* **Task to carry out**
Copy each line of the entries beneath that contains the word "unsigned".

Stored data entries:

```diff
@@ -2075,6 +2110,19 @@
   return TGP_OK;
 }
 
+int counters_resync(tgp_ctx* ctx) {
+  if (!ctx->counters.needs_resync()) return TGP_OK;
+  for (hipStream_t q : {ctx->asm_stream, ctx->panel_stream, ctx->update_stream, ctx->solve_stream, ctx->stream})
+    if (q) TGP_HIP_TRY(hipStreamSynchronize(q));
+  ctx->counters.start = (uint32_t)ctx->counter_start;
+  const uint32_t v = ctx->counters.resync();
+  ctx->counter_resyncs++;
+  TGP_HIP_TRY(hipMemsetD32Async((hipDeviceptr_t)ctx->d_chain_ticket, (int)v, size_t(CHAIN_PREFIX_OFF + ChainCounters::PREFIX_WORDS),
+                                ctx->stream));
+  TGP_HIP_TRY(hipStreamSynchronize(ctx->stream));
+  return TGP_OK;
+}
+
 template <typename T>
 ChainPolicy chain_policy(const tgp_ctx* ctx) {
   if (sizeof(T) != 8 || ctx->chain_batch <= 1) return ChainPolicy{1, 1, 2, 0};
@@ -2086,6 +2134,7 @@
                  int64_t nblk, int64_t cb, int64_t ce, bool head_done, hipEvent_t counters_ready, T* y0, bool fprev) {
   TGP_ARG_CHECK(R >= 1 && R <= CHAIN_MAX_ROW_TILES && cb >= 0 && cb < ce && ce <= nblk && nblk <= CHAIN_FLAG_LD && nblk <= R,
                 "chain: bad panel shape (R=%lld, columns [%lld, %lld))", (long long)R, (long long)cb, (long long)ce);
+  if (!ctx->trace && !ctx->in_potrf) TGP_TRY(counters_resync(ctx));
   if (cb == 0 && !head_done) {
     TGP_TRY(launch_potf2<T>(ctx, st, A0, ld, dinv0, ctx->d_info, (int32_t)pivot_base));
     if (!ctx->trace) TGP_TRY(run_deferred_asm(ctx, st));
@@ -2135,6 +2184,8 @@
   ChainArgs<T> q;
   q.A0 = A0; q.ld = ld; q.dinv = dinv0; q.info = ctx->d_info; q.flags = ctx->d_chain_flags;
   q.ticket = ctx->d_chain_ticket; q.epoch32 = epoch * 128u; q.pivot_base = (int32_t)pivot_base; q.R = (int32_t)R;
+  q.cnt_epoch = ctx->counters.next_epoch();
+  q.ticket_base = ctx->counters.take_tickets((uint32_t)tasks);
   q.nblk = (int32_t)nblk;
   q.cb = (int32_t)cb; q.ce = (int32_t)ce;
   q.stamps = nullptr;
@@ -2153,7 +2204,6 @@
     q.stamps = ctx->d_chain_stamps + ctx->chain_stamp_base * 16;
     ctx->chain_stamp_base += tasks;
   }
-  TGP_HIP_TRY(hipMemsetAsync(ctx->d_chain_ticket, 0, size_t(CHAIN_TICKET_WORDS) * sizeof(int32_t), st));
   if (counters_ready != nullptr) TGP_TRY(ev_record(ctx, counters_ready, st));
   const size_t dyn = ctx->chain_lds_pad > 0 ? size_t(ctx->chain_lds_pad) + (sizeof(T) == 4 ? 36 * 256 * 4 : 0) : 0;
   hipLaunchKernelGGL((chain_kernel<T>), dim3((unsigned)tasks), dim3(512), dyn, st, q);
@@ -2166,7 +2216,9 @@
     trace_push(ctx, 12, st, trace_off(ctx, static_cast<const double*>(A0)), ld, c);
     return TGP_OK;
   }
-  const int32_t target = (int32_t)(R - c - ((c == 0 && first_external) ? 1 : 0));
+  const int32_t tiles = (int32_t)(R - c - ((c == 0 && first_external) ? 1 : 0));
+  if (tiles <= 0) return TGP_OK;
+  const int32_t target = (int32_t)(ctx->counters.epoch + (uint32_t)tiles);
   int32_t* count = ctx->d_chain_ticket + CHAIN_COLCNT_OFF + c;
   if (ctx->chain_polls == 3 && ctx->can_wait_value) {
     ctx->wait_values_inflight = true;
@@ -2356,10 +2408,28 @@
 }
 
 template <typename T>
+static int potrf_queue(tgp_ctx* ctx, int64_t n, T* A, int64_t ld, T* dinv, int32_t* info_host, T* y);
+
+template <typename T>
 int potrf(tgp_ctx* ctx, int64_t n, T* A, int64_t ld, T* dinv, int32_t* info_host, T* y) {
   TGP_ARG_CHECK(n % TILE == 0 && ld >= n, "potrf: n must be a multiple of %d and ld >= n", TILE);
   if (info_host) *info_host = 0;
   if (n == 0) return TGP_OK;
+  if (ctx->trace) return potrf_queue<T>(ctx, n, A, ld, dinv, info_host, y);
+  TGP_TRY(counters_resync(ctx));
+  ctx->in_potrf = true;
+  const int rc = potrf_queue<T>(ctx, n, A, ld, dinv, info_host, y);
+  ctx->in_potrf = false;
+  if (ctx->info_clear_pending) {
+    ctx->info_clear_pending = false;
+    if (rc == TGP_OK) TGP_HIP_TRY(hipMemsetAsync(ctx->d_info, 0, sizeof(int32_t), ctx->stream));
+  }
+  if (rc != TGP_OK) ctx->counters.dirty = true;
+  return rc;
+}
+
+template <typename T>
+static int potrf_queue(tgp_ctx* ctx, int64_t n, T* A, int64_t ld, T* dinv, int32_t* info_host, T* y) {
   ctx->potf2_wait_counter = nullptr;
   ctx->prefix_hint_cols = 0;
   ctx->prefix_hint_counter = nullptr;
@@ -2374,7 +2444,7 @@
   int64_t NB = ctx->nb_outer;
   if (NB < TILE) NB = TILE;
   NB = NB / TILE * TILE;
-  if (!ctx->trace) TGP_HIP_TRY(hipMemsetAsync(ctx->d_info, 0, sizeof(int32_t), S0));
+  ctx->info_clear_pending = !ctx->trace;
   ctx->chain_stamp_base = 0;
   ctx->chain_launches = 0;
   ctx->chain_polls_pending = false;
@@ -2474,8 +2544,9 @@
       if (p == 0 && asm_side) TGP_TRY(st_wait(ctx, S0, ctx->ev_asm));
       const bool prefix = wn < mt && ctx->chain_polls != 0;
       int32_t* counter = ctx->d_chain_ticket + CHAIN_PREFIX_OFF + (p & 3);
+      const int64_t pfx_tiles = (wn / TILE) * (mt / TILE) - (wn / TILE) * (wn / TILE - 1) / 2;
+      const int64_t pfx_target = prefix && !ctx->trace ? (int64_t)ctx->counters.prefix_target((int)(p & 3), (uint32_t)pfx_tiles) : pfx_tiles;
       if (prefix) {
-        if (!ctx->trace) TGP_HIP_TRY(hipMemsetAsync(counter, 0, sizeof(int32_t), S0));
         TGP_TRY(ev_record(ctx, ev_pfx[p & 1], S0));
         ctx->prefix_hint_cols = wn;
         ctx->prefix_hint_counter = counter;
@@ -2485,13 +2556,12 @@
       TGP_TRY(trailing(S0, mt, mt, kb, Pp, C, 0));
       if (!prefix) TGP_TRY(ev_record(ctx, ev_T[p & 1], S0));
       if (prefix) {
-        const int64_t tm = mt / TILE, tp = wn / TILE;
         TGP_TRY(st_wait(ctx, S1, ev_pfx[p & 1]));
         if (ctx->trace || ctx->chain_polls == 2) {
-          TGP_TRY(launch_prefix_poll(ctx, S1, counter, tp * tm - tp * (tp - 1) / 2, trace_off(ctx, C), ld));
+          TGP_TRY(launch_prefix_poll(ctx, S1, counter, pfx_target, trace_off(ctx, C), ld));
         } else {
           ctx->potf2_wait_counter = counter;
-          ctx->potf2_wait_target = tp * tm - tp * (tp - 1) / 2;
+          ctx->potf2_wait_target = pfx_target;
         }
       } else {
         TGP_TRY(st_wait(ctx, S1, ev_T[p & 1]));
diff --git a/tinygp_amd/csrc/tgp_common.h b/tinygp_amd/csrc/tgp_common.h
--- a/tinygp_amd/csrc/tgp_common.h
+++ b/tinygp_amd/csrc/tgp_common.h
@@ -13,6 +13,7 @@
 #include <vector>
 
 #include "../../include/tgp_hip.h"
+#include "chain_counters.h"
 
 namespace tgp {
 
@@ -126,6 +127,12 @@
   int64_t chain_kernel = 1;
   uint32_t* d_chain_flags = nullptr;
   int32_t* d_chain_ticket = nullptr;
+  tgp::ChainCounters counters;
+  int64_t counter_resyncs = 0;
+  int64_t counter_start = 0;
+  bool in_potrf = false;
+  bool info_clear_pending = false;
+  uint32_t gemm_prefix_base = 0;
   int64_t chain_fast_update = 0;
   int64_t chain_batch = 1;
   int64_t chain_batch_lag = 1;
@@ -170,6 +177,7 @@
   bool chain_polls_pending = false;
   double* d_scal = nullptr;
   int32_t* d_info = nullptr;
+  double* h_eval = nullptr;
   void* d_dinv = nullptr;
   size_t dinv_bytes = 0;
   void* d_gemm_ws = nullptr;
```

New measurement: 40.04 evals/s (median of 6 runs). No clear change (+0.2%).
--
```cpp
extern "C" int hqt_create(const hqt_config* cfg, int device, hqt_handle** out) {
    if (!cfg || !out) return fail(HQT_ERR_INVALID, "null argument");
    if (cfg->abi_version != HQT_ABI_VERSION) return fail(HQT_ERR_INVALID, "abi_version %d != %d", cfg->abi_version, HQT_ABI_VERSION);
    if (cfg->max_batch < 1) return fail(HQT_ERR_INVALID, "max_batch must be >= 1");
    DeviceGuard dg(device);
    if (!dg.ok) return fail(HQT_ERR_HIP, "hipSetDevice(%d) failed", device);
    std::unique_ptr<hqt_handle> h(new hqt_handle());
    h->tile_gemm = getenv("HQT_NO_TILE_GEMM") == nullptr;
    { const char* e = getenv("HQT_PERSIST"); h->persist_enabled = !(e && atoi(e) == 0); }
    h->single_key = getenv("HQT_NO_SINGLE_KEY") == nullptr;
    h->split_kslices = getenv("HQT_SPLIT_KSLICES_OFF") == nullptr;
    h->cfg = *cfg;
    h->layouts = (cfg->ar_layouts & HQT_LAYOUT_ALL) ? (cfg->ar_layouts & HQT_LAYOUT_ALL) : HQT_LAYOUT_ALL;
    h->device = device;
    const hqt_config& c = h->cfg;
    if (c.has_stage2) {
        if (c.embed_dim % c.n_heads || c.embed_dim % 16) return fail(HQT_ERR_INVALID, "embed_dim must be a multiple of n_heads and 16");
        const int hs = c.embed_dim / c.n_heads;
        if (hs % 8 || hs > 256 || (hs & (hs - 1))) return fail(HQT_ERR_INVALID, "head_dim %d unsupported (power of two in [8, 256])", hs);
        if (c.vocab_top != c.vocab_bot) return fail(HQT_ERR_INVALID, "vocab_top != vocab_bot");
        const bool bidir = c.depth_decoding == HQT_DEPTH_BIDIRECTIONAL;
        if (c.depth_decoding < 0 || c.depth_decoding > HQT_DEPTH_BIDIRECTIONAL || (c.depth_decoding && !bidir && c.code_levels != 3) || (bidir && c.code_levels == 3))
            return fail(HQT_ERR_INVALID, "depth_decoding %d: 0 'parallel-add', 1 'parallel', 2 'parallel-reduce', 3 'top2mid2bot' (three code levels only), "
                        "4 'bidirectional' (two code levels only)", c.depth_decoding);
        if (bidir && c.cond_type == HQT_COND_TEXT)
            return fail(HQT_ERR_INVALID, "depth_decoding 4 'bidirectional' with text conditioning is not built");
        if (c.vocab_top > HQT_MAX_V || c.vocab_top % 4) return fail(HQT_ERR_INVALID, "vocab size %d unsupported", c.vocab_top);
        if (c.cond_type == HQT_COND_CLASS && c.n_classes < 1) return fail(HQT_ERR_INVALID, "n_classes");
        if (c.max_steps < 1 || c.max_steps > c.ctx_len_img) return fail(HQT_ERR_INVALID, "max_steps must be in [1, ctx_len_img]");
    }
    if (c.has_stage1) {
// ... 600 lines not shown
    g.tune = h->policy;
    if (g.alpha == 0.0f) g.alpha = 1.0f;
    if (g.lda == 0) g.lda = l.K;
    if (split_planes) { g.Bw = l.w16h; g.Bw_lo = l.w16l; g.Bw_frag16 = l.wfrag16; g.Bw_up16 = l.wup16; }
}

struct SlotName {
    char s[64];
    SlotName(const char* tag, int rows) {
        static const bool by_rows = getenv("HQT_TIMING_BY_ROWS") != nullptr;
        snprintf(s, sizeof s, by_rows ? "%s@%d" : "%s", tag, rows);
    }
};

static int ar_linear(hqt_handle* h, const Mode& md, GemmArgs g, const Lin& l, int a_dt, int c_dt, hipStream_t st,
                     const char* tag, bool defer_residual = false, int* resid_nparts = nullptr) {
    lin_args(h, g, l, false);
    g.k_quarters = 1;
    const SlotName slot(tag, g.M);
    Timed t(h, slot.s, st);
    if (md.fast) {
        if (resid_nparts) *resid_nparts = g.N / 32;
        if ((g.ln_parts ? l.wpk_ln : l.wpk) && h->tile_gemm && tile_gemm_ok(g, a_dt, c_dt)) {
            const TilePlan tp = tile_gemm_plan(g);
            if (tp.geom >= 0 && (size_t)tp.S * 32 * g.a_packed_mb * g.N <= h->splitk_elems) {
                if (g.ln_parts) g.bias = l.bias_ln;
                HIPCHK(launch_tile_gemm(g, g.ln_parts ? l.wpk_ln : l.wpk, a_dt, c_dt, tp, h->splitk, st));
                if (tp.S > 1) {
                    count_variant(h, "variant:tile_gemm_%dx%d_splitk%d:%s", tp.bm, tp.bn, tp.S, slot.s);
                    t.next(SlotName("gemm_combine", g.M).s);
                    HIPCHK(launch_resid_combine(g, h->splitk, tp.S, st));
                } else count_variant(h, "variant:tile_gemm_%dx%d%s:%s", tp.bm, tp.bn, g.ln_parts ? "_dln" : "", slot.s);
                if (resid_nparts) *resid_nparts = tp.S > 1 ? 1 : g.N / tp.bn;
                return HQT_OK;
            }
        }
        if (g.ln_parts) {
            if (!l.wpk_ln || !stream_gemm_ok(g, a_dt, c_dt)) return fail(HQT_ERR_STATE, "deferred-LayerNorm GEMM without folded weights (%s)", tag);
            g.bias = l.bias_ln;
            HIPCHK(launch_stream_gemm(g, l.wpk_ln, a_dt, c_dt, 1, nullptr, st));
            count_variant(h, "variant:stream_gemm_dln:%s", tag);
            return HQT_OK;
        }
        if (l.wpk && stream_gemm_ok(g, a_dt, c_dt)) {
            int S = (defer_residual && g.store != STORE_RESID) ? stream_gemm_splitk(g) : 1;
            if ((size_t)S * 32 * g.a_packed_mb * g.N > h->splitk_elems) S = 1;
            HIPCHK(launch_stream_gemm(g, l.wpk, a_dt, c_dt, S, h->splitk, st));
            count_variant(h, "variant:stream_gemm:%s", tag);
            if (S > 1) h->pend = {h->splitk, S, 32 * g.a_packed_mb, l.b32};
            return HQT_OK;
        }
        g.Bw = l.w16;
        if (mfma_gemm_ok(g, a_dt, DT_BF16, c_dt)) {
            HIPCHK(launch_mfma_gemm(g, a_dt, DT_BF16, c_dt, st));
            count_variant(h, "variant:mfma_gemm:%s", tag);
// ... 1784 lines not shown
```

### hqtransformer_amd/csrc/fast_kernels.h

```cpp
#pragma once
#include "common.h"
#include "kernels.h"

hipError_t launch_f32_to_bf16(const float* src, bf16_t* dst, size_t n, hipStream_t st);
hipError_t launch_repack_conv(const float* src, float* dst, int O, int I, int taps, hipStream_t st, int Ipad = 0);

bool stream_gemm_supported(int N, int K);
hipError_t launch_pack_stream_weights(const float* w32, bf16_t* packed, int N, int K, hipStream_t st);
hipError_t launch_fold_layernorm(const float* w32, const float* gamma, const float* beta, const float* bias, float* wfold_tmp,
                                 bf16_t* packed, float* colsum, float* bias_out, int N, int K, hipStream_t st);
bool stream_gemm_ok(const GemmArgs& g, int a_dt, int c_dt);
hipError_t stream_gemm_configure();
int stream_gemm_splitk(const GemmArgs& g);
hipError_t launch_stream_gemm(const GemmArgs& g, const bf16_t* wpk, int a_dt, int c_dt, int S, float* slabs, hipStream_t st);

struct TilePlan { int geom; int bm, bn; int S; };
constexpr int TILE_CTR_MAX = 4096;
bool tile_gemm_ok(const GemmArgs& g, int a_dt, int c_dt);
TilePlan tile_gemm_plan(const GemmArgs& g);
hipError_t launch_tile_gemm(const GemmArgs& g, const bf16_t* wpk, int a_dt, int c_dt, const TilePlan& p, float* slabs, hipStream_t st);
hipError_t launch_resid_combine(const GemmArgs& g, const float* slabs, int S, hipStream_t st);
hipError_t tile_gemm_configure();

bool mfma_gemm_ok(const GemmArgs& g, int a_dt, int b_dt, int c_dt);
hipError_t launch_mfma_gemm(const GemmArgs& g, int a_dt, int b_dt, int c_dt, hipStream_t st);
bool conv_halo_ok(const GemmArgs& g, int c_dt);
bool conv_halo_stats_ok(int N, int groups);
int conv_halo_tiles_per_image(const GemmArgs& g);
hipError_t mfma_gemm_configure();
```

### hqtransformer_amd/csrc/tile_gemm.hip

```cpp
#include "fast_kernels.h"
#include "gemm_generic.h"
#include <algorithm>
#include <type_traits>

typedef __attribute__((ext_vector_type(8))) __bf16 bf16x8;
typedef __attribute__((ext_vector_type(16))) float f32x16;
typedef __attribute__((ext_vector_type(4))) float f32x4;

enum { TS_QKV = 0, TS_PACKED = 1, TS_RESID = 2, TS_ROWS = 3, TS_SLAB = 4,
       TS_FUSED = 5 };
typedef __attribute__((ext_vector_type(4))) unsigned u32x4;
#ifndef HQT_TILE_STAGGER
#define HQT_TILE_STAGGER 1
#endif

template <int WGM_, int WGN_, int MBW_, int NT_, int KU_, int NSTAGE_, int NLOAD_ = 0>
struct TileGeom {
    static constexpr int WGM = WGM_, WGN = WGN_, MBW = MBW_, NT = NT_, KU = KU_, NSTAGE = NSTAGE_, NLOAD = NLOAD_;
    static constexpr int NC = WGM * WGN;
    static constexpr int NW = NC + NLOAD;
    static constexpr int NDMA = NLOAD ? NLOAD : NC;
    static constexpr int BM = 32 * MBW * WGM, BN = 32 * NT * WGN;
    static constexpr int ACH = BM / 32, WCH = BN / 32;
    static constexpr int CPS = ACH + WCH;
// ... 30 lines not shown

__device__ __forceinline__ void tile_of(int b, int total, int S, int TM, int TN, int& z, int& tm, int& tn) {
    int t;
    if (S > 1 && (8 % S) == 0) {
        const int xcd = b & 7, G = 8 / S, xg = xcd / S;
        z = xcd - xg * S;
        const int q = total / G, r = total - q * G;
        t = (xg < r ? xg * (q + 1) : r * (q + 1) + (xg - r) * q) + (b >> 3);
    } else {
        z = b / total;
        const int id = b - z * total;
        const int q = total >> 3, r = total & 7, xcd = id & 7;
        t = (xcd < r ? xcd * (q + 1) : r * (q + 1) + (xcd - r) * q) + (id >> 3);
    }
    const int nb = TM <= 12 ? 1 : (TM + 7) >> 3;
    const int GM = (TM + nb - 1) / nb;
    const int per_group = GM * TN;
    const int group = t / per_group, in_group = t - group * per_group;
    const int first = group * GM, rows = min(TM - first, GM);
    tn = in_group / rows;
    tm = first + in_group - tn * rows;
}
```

* **Solution to this task**
   hipLaunchKernelGGL((chain_kernel<T>), dim3((unsigned)tasks), dim3(512), dyn, st, q);
typedef __attribute__((ext_vector_type(4))) unsigned u32x4;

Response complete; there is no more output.